EXTRACTED ENTRIES:
Content starts
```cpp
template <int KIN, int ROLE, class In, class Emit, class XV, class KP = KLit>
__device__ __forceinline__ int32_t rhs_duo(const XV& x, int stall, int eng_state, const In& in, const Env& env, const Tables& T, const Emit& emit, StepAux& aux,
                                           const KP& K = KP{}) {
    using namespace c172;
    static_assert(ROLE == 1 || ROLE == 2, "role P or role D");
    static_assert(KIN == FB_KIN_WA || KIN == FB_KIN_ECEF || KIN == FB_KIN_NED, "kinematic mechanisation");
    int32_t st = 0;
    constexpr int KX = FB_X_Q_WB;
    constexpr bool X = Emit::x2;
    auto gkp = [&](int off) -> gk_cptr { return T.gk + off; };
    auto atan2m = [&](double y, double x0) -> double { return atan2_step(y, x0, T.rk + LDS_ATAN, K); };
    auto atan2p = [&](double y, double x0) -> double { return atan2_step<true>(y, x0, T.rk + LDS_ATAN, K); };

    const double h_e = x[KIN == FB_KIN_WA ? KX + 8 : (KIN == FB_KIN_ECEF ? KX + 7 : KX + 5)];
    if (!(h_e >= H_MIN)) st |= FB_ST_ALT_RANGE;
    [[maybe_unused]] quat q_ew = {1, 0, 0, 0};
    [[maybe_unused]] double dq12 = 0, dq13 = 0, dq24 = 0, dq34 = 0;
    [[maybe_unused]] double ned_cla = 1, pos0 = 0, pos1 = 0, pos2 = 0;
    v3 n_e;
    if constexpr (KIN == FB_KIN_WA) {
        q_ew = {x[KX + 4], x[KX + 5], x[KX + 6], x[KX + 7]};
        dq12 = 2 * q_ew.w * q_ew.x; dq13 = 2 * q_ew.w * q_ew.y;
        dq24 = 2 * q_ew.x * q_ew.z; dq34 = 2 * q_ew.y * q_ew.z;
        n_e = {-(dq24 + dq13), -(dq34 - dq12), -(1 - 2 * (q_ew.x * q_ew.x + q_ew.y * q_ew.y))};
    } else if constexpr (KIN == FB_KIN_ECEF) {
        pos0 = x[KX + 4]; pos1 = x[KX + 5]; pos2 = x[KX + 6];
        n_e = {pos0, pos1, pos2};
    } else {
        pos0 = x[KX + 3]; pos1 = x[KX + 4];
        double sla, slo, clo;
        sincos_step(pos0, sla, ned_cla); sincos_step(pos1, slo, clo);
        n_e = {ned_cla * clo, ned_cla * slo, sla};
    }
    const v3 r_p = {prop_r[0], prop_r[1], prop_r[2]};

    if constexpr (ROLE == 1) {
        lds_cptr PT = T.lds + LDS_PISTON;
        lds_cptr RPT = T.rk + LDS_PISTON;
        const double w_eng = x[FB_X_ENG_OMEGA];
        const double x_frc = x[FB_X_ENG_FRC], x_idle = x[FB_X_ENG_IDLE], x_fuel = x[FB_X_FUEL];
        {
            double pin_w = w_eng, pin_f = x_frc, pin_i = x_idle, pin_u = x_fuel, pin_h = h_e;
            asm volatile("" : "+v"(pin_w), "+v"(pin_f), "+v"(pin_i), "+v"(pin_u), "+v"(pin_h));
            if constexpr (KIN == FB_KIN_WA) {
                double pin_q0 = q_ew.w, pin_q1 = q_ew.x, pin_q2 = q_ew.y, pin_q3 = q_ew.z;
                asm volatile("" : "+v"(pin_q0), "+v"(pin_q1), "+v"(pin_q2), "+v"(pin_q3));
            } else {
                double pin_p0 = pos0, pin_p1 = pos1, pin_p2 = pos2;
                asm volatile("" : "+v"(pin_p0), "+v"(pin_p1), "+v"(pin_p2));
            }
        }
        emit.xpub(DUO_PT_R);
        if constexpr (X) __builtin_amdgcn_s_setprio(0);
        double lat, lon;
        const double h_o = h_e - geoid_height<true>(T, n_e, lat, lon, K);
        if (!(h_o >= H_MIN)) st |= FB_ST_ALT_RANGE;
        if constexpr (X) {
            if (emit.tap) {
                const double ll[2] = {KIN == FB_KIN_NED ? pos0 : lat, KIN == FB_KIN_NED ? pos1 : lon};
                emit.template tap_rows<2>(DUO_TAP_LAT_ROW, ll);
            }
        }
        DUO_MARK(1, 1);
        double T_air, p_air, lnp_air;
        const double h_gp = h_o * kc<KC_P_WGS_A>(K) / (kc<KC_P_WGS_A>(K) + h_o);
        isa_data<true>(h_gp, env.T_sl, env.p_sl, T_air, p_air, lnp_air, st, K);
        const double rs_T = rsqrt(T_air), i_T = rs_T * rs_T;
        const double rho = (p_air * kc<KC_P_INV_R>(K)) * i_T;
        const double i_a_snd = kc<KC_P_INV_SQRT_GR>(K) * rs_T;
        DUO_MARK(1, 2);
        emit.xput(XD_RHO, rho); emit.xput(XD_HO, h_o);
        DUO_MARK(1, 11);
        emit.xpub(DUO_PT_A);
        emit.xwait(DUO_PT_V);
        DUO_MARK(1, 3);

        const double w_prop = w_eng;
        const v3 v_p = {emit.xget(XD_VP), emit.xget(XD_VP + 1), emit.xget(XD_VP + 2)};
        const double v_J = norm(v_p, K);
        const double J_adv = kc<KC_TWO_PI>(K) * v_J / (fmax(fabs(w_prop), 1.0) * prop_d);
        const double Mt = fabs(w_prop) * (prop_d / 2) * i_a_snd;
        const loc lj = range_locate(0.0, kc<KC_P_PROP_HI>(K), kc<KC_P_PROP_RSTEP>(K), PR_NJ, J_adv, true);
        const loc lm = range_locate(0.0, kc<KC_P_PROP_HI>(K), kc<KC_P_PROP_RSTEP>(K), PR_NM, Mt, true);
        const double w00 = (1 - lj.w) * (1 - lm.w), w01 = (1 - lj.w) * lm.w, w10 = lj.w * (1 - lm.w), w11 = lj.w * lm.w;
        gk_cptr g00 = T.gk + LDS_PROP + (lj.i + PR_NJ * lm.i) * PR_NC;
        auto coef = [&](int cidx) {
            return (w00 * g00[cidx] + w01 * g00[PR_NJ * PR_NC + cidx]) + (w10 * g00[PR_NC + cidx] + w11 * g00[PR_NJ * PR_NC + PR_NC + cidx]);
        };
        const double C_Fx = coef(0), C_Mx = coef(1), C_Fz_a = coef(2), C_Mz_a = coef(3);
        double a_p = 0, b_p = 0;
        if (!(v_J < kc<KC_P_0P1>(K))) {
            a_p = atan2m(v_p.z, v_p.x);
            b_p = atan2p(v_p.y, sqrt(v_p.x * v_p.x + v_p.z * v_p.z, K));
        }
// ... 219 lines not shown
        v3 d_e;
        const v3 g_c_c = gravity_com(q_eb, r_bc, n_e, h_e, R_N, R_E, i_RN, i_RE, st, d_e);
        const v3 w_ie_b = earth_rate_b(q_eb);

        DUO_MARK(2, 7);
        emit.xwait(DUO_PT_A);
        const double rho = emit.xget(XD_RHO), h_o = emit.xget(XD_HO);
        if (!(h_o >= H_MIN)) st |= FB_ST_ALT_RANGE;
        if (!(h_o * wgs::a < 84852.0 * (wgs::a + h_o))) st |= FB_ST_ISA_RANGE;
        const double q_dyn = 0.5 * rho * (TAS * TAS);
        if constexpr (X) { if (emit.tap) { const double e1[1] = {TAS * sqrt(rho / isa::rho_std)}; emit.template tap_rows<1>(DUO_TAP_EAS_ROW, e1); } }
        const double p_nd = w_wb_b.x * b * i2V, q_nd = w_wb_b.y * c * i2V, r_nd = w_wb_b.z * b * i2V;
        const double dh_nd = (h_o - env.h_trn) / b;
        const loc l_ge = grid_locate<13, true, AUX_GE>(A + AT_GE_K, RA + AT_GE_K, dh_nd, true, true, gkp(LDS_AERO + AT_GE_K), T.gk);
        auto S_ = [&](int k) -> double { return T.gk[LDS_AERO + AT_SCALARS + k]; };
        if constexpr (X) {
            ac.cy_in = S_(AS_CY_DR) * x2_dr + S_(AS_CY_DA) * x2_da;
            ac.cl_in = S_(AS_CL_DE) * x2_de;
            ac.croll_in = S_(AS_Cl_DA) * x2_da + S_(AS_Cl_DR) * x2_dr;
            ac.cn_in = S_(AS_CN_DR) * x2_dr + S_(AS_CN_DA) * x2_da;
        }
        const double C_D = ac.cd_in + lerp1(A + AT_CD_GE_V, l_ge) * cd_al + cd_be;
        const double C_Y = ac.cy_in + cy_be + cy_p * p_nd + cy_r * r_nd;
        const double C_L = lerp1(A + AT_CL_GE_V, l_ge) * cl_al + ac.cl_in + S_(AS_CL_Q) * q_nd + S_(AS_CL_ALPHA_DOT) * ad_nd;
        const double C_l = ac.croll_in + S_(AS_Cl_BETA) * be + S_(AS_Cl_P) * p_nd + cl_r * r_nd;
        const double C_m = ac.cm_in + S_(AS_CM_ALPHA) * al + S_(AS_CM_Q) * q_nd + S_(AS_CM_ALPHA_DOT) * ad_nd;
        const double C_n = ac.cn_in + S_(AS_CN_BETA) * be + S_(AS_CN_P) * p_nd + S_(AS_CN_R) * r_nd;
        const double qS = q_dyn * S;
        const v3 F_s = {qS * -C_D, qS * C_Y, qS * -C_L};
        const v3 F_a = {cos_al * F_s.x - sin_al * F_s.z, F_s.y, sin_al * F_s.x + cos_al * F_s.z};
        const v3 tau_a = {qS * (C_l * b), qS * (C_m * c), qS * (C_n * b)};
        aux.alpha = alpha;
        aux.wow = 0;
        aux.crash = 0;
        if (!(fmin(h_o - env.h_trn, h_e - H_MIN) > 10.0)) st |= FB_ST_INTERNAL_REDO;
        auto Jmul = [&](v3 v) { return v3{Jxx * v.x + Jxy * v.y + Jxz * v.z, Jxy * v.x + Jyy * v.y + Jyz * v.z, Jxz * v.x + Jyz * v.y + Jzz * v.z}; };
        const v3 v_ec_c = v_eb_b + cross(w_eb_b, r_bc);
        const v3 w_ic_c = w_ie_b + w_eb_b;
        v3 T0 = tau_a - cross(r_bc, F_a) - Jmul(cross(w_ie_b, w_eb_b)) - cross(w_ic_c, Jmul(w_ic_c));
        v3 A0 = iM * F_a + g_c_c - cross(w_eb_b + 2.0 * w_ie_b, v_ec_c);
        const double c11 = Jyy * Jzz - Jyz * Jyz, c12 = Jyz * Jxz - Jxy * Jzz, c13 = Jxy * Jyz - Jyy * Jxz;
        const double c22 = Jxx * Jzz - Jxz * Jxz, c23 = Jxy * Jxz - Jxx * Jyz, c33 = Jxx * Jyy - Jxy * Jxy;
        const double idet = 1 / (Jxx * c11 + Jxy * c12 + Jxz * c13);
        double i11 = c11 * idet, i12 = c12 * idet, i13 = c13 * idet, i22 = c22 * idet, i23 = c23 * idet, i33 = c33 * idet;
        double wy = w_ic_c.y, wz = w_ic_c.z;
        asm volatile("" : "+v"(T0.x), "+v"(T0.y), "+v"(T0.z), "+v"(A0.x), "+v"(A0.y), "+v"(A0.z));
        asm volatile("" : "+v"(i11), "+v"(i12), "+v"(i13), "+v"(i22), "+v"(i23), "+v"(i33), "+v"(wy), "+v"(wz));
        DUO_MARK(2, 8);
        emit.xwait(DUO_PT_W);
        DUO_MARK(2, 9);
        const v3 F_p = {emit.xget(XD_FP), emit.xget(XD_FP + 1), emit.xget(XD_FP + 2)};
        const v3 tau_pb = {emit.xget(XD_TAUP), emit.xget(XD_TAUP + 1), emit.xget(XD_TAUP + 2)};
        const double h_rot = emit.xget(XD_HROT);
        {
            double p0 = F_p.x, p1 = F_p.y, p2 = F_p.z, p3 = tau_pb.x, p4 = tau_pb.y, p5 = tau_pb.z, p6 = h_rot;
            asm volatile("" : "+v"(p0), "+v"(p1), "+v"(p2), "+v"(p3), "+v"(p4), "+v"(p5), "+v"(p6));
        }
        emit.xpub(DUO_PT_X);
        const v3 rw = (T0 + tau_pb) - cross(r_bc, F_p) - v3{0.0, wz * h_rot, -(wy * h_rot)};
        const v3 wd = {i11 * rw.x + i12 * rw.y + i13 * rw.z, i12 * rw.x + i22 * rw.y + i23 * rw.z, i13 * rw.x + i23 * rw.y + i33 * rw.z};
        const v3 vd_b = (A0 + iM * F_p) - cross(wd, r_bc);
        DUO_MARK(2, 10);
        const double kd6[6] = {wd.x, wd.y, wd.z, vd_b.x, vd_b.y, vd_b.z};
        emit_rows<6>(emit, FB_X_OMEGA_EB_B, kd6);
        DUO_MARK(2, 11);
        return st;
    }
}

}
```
Content ends
TASK: The expected answer is one number: how many lines of the material contain the word "fabs".

SOLVED PROBLEM: 2